An ICE supervisor will have final approval on whether a retainer should be placed on a person with questionable immigration status.

"I need to know who comes into this jail and who goes out," says Neil Warren, Cobb County's Sheriff. "Just like any individual for whatever reason who's arrested and comes into Cobb Jail, their fingerprints will be placed into the database."

Warren added that as of Monday, of the 2,155 inmates at Cobb County Jail, approximately 324 were foreign nationals and that 63 of those inmates had been labeled as persons of interest to federal immigration authorities.

Felicia Skinner, ICE's acting field director for detention and removal operations, calls local law enforcement agencies the front lines of the federal government's illegal immigration effort. "Oftentimes, county jails are the first responders," says Skinner. "They encounter these individuals in their facilities who pose a threat to national security and also to our communities. So it's a public safety issue."

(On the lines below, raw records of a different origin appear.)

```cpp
constexpr int BKW = 32;
template <typename T, int DSL>
__global__ __launch_bounds__(256, 2)
void attention_dsplit_kernel(const AttnParams p) {
    static_assert(sizeof(T) == 2 && DSL % 32 == 0 && DSL <= 128, "d-split attention: 16-bit, slices of 32..128 columns");
    using Frag = typename AttnMma<T>::Frag;
    constexpr int EPC = 8, D = 4 * DSL;
    constexpr int NDB = DSL / 32, NQ = DSL / 16;
    constexpr int KP = D + 8, VP = v_pitch(D);
    constexpr int NCH = D / EPC;
    constexpr int NST = BKW * NCH / 256;
    static_assert(BKW * NCH % 256 == 0, "whole chunks per thread");
    extern __shared__ __attribute__((aligned(16))) char smem[];
    T* Ks = reinterpret_cast<T*>(smem);
    T* Vt = Ks + BKW * KP;
    float* Xs = reinterpret_cast<float*>(Vt + BKW * VP);

    const int tid = threadIdx.x, lane = tid & 63;
// ... 117 lines not shown
        l_run += rs;
        Frag pf[2];
#pragma unroll
        for (int ks = 0; ks < 2; ++ks)
#pragma unroll
            for (int j = 0; j < 8; ++j) pf[ks][j] = from_f32<T>(s[ks * 8 + j]);
#pragma unroll
        for (int db = 0; db < NDB; ++db)
#pragma unroll
            for (int ks = 0; ks < 2; ++ks) {
                const T* pa = vsrc + (ks * 16) * VP + db * 32;
                const auto lo = AttnMma<T>::tr_read(pa);
                const auto up = AttnMma<T>::tr_read(pa + 8 * VP);
                const Frag a = __builtin_shufflevector(lo, up, 0, 1, 2, 3, 4, 5, 6, 7);
                o[db] = AttnMma<T>::mma(a, pf[ks], o[db]);
            }
        __syncthreads();
    }
    const float l_tot = l_run + __shfl_xor(l_run, 32, 64);
    const float inv = l_tot > 0.f ? 1.0f / l_tot : 0.f;
    if (!q_ok) return;
    T* op = reinterpret_cast<T*>(p.out) + (size_t)(q_row0 + q_local) * p.ld_o + head * D + dsl0;
#pragma unroll
    for (int db = 0; db < NDB; ++db)
#pragma unroll
        for (int r4 = 0; r4 < 4; ++r4) {
            union { T e[4]; u32x2 raw; } w;
#pragma unroll
            for (int e = 0; e < 4; ++e) w.e[e] = from_f32<T>(o[db][r4 * 4 + e] * inv);
            *reinterpret_cast<u32x2*>(op + db * 32 + 8 * r4 + 4 * hi) = w.raw;
        }
}

template <typename T, int DSL> static int launch_attn_dsplit(AttnParams p, int n_seg, int max_q_len, hipStream_t s) {
    constexpr int D = 4 * DSL;
    constexpr int smem = (BKW * (D + 8) + BKW * v_pitch(D)) * 2 + 4 * 64 * 16 * 4;
    auto kern = attention_dsplit_kernel<T, DSL>;
    static std::atomic<uint64_t> attr_done{0};
    if (int rc0 = ensure_dyn_smem(reinterpret_cast<const void*>(kern), smem, attr_done)) return rc0;
    p.nqt = (max_q_len + 31) / 32;
    p.remap = 1;
    hipLaunchKernelGGL(kern, dim3(p.nqt * p.heads * n_seg), dim3(256), smem, s, p);
    return check_launch();
}

template <typename T> static int launch_attn_wide(const AttnParams& p, int n_seg, int max_q_len, hipStream_t s) {
    const int nch = p.d / Elt<T>::EPC;
    dim3 grid((max_q_len + 3) / 4, p.heads, n_seg);
    if (nch <= 64) hipLaunchKernelGGL((attention_wide_kernel<T, 1>), grid, dim3(256), 0, s, p);
    else if (nch <= 128) hipLaunchKernelGGL((attention_wide_kernel<T, 2>), grid, dim3(256), 0, s, p);
    else if (nch <= 256) hipLaunchKernelGGL((attention_wide_kernel<T, 4>), grid, dim3(256), 0, s, p);
    else return set_error(MVLDM_ERR_UNSUPPORTED, "attention: head_dim %d too wide", p.d);
    return check_launch();
}

static const int kEnvAttnQB = knob_int("MVLDM_ATTN_QB", 1);

template <typename T, int DP, bool ONES, int QB> static int launch_attn_k(AttnParams p, int n_seg, int max_q_len, hipStream_t s) {
    constexpr bool F32 = std::is_same<T, float>::value;
    constexpr int DV = (DP + 31) / 32 * 32;
    constexpr int KP = F32 ? (DP + 1) : (DP + 8);
    constexpr int VP = F32 ? (BKV + 1) : v_pitch(DV);
    constexpr int smem = (BKV * KP + (F32 ? DV * VP : BKV * VP)) * (int)sizeof(T);
    auto kern = attention_kernel<T, DP, ONES, QB>;
    static std::atomic<uint64_t> attr_done{0};
    if (int rc0 = ensure_dyn_smem(reinterpret_cast<const void*>(kern), smem, attr_done)) return rc0;
    p.nqt = (max_q_len + BQ * QB - 1) / (BQ * QB);
    p.remap = max_q_len <= 2048;
    dim3 grid(p.nqt * p.heads * n_seg);
    hipLaunchKernelGGL(kern, grid, dim3(256), smem, s, p);
    return check_launch();
}

template <typename T, int DP, bool ONES> static int launch_attn_q(AttnParams p, int n_seg, int max_q_len, hipStream_t s) {
    if constexpr (sizeof(T) == 2 && DP <= 64) {
        const long wgs2 = (long)((max_q_len + 2 * BQ - 1) / (2 * BQ)) * p.heads * n_seg;
        if (kEnvAttnQB == 2 && max_q_len >= 2 * BQ && wgs2 >= 512) return launch_attn_k<T, DP, ONES, 2>(p, n_seg, max_q_len, s);
    }
    return launch_attn_k<T, DP, ONES, 1>(p, n_seg, max_q_len, s);
}

template <typename T, int DP> static int launch_attn(AttnParams p, int n_seg, int max_q_len, hipStream_t s) {
    if constexpr (sizeof(T) == 2) {
        if (p.d % 8 == 0 && p.d < DP) return launch_attn_q<T, DP, true>(p, n_seg, max_q_len, s);
    }
    return launch_attn_q<T, DP, false>(p, n_seg, max_q_len, s);
}

int attention_run(const void* q, const void* k, const void* v, void* out, int ld_q, int ld_k, int ld_v, int ld_o,
                  int heads, int head_dim, const int32_t* seg, int n_seg, int max_q_len, float scale, int dtype,
                  float* lse, int lse_ld, hipStream_t s) {
    const int epc = dtype == MVLDM_F32 ? 4 : 8;
    MVLDM_REQUIRE(head_dim > 0 && head_dim % epc == 0, "attention: head_dim %d must be a multiple of %d", head_dim, epc);
    if (n_seg == 0 || max_q_len == 0) return MVLDM_OK;
    MVLDM_REQUIRE(q && k && v && out && seg, "attention: null pointer");
    MVLDM_REQUIRE(ld_q % epc == 0 && ld_k % epc == 0 && ld_v % epc == 0 && ld_o % 4 == 0, "attention: row strides must keep 16-byte alignment");
    if (n_seg == 0 || max_q_len == 0) return MVLDM_OK;
    MVLDM_REQUIRE(!lse || head_dim <= 160, "attention: log-sum-exp output only on the MFMA kernels (head_dim <= 160)");
    AttnParams p{q, k, v, out, seg, ld_q, ld_k, ld_v, ld_o, heads, head_dim, scale * 1.4426950408889634f, 0, 0, lse, lse_ld};
    const int dp = (head_dim + 15) / 16 * 16;
    return dispatch_dtype(dtype, [&](auto t) {
        using T = decltype(t);
        if (head_dim > 160) {
            if constexpr (sizeof(T) == 2) {
                static const bool valu = knob_int("MVLDM_ATTN_WIDE_VALU", 0) != 0;
                if (head_dim == 512 && !valu && !p.lse) return launch_attn_dsplit<T, 128>(p, n_seg, max_q_len, s);
            }
            return launch_attn_wide<T>(p, n_seg, max_q_len, s);
        }
        switch (dp) {
            case 16: return launch_attn<T, 16>(p, n_seg, max_q_len, s);
            case 32: return launch_attn<T, 32>(p, n_seg, max_q_len, s);
            case 48: return launch_attn<T, 48>(p, n_seg, max_q_len, s);
            case 64: return launch_attn<T, 64>(p, n_seg, max_q_len, s);
            case 80: return launch_attn<T, 80>(p, n_seg, max_q_len, s);
            case 96: return launch_attn<T, 96>(p, n_seg, max_q_len, s);
            case 112: return launch_attn<T, 112>(p, n_seg, max_q_len, s);
            case 128: return launch_attn<T, 128>(p, n_seg, max_q_len, s);
            case 144: return launch_attn<T, 144>(p, n_seg, max_q_len, s);
            case 160: return launch_attn<T, 160>(p, n_seg, max_q_len, s);
            default: return set_error(MVLDM_ERR_UNSUPPORTED, "attention: head_dim %d", head_dim);
        }
    });
}

template <typename T>
__global__ __launch_bounds__(256) void attn_merge_kernel(const T* __restrict__ oa, const float* __restrict__ lse_a, const T* __restrict__ ob,
                                                         const float* __restrict__ lse_b, T* __restrict__ out, const int32_t* __restrict__ a_img,
                                                         const int32_t* __restrict__ b_img, const int32_t* __restrict__ out_img, int n_img, int tokens,
                                                         int heads, int d, int ld_a, int ld_b, int ld_o, int lla, int llb) {
    constexpr int EPC = Elt<T>::EPC;
    const int cpr = heads * d / EPC;
    const size_t total = (size_t)n_img * tokens * cpr;
    for (size_t i = (size_t)blockIdx.x * 256 + threadIdx.x; i < total; i += (size_t)gridDim.x * 256) {
        const int c = (int)(i % cpr);
        const size_t rt = i / cpr;
        const int t = (int)(rt % tokens), k = (int)(rt / tokens);
        const size_t ra = (size_t)a_img[k] * tokens + t, rb = (size_t)b_img[k] * tokens + t, ro = (size_t)out_img[k] * tokens + t;
        const int head = c * EPC / d;
        const float la = lse_a[(size_t)head * lla + ra], lb = lse_b[(size_t)head * llb + rb];
        const float mx = fmaxf(la, lb);
        const float ea = __builtin_amdgcn_exp2f(la - mx), eb = __builtin_amdgcn_exp2f(lb - mx);
        const float inv = 1.0f / (ea + eb);
        const float wa = ea * inv, wb = eb * inv;
        const Chunk<T> va = load_chunk<T>(oa + ra * ld_a + c * EPC), vb = load_chunk<T>(ob + rb * ld_b + c * EPC);
        Chunk<T> o;
#pragma unroll
        for (int e = 0; e < EPC; ++e) o.set(e, va.get(e) * wa + vb.get(e) * wb);
        store_chunk<T>(out + ro * ld_o + c * EPC, o);
    }
}

int attention_merge_run(const void* oa, const float* lse_a, const void* ob, const float* lse_b, void* out, const int32_t* a_img,
                        const int32_t* b_img, const int32_t* out_img, int n_img, int tokens, int heads, int head_dim, int ld_a, int ld_b,
                        int ld_o, int lse_ld_a, int lse_ld_b, int dtype, hipStream_t s) {
    const int epc = dtype == MVLDM_F32 ? 4 : 8;
    if (n_img == 0 || tokens == 0) return MVLDM_OK;
    MVLDM_REQUIRE(oa && ob && out && lse_a && lse_b && a_img && b_img && out_img, "attention_merge: null pointer");
    MVLDM_REQUIRE(head_dim % epc == 0 && ld_a % epc == 0 && ld_b % epc == 0 && ld_o % epc == 0, "attention_merge: 16-byte alignment");
    const size_t total = (size_t)n_img * tokens * (heads * head_dim / epc);
    return dispatch_dtype(dtype, [&](auto t) {
        using T = decltype(t);
        hipLaunchKernelGGL(attn_merge_kernel<T>, dim3((unsigned)std::min<size_t>((total + 255) / 256, 16384)), dim3(256), 0, s, reinterpret_cast<const T*>(oa),
                           lse_a, reinterpret_cast<const T*>(ob), lse_b, reinterpret_cast<T*>(out), a_img, b_img, out_img, n_img, tokens, heads, head_dim,
                           ld_a, ld_b, ld_o, lse_ld_a, lse_ld_b);
        return check_launch();
// ... 18 lines not shown
```

mv_ldm_amd/csrc/igemm.hip:

```cpp
#include <algorithm>
#include <cstdio>
#include <cstdlib>

#include "igemm_common.h"

namespace mvldm {

template <typename T> __global__ __launch_bounds__(256) void igemm_splitk_reduce(const IgemmParams p) {
    const bool geglu = p.epilogue == MVLDM_EPI_GEGLU;
    const size_t total = (size_t)p.M * p.n_dst;
    const size_t slab = (size_t)p.M * p.n_pad;
    for (size_t idx = (size_t)blockIdx.x * 256 + threadIdx.x; idx < total; idx += (size_t)gridDim.x * 256) {
        const int m = (int)(idx / p.n_dst), col = (int)(idx - (size_t)m * p.n_dst);
        float v;
        if (geglu) {
            const int nv = (col >> 5) * 64 + (col & 31), ng = nv + 32;
            float a = 0.f, g = 0.f;
            for (int s = 0; s < p.splitk; ++s) {
                a += p.ws[s * slab + (size_t)m * p.n_pad + nv];
                g += p.ws[s * slab + (size_t)m * p.n_pad + ng];
            }
            if (p.bias) { a += p.bias[col]; g += p.bias[p.n_dst + col]; }
            v = a * gelu_erf_fast(g);
        } else {
// ... 200 lines not shown
        if (!warned) {
            warned = true;
            fprintf(stderr, "[mvldm] igemm: operand of %.2f GB exceeds the 4 GB range of the fast 16-bit loop; using the slower "
                            "64-bit-address loop (split the batch to avoid this)\n", std::max(std::max(b0, b1), bw) / 1e9);
        }
    }
    p.src0_bytes = (unsigned)b0; p.src1_bytes = (unsigned)b1; p.w_bytes = (unsigned)bw;
    p.fake = kEnvFake;
    p.nt_store = stream_stores((size_t)p.M * (size_t)p.n_dst * (p.dst_f32 || d.act_dtype == MVLDM_F32 ? 4 : 2));
    if (kEnvFake & 1) p.src0_bytes = p.src1_bytes = 0;
    if (kEnvFake & 2) p.w_bytes = 0;
    if (tile >= 6 && !p.use_bl) tile = 2;
    if (deep_tile(tile) && d.upsample) tile = 2;
    p.splitk = splitk;
    if (p.use_bl) {
        const int cbs = p.k_tiles / p.taps;
        const int per = cdiv(cbs, std::min(splitk, cbs));
        p.k_tiles_per_split = per * p.taps;
        p.splitk = cdiv(cbs, per);
    } else {
        p.k_tiles_per_split = cdiv(p.k_tiles, splitk);
        p.splitk = cdiv(p.k_tiles, p.k_tiles_per_split);
    }
    p.stage_epi = d.act_dtype != MVLDM_F32 && !kEnvNoStage && (p.splitk > 1 || (!p.dst_f32 && p.n_dst % 8 == 0 && p.dst_ld % 8 == 0));
    if (tile >= 9 && tile <= 10 && (!p.stage_epi || (tile == 10 && d.epilogue == MVLDM_EPI_GEGLU))) tile = 7;
    if (tile == 11 && !(p.use_bl && p.stage_epi && p.splitk == 1 && d.ksize == 3 && d.stride == 1 && d.pad == 1 && !d.upsample &&
                        d.h_out == d.h_in && d.w_out == d.w_in && halo_rows_for(d.w_in) <= 384 && halo_smem(d.w_in) <= 160 * 1024))
        tile = 7;
    if (tile == 17 && !(p.use_bl && p.stage_epi && p.splitk == 1 && d.ksize == 3 && d.stride == 1 && d.pad == 1 && !d.upsample && d.c1 == 0 &&
                        d.h_out == d.h_in && d.w_out == d.w_in && d.epilogue != MVLDM_EPI_GEGLU && halow_smem(d.w_in) <= 160 * 1024))
        tile = 7;
    if (phase) {
        MVLDM_REQUIRE(p.use_bl && p.stage_epi, "igemm: 2x2 phase conv needs the lean 16-bit loop and an 8-aligned 16-bit output");
        if (tile != 7 && tile != 10) tile = 2;
    }
    if (p.use_bl && d.upsample == 1 && tile != 7) tile = 2;
    if (p.use_bl && d.upsample != 1) {
        const int hc = (d.h_out - 1) * d.stride + p.ty0 + p.cy, wc = (d.w_out - 1) * d.stride + p.tx0 + p.cx;
        MVLDM_REQUIRE(p.ty0 + p.cy >= 0 && p.tx0 + p.cx >= 0 && hc < d.h_in && wc < d.w_in,
                      "igemm: conv geometry (pad %d, stride %d) not supported", d.pad, d.stride);
    }
    p.tiles_m = cdiv(p.M, kTiles[tile].bm);
    p.tiles_n = cdiv(d.n_pad, kTiles[tile].bn);
    p.korder = d.k_order;
    if (d.k_order)
        MVLDM_REQUIRE(d.k_order == 1 && p.ctot % bk == 0 && d.c0 % bk == 0 && d.k_pad == p.taps * p.ctot,
                      "igemm: k_order 1 needs channel counts (%d,%d) multiples of %d", d.c0, d.c1, bk);
    {
        const double a_bytes = (double)d.n_img * d.h_in * d.w_in * p.ctot, w_bytes = (double)d.n_pad * d.k_pad;
        double best = 1e300;
        for (int px = 1; px <= 8; px *= 2) {
            const int py = 8 / px;
            const int sm = cdiv(p.tiles_m, px), sn = cdiv(p.tiles_n, py);
            const double waste = (double)(8 * sm * sn) / ((double)p.tiles_m * p.tiles_n);
            const double cost = (py * a_bytes + px * w_bytes) * waste * waste;
            if (cost < best) { best = cost; p.px = px; p.sub_m = sm; p.sub_n = sn; }
        }
        p.m_fast = w_bytes >= a_bytes;
        const int fpx = force_px ? force_px : kEnvPx;
        if (fpx > 0 && fpx <= 8 && (8 % fpx) == 0) {
            p.px = fpx; p.sub_m = cdiv(p.tiles_m, p.px); p.sub_n = cdiv(p.tiles_n, 8 / p.px);
        }
        p.grp_m = p.grp_n = 1;
        static const int kGroup = knob_int("MVLDM_IGEMM_GROUP", -1);
        if (kGroup != 0 && ((tile >= 7 && tile <= 10) || tile == 17) && p.sub_m * p.sub_n > 32) {
            const double ax = a_bytes / p.px, wx = w_bytes / (8 / p.px);
            double bestc = 1e300;
            for (int gm = 1; gm <= 32; gm *= 2) {
                if (kGroup > 0 && gm != kGroup) continue;
                const int gme = std::min(gm, p.sub_m), gne = std::min(32 / gm, p.sub_n);
                const double c = ax * cdiv(p.sub_n, gne) + wx * cdiv(p.sub_m, gme);
                if (c < bestc) { bestc = c; p.grp_m = gme; p.grp_n = gne; }
            }
        }
    }
    return MVLDM_OK;
}
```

While Warren contends his goal is merely to remove criminals from the street and that racial profiling is not a part of the program, Cobb County Police Chief George Hatfield blames much of the city's increased crime rate upon the undocumented immigrant community.

"Armed robberies in our county are up 19 percent. We had a decrease in homicides from '05 to '06. Unfortunately, this year they're up and a lot of it is in the Latino community," says Hatfield. "A lot of it is being perpetrated by folks who are undocumented who are here."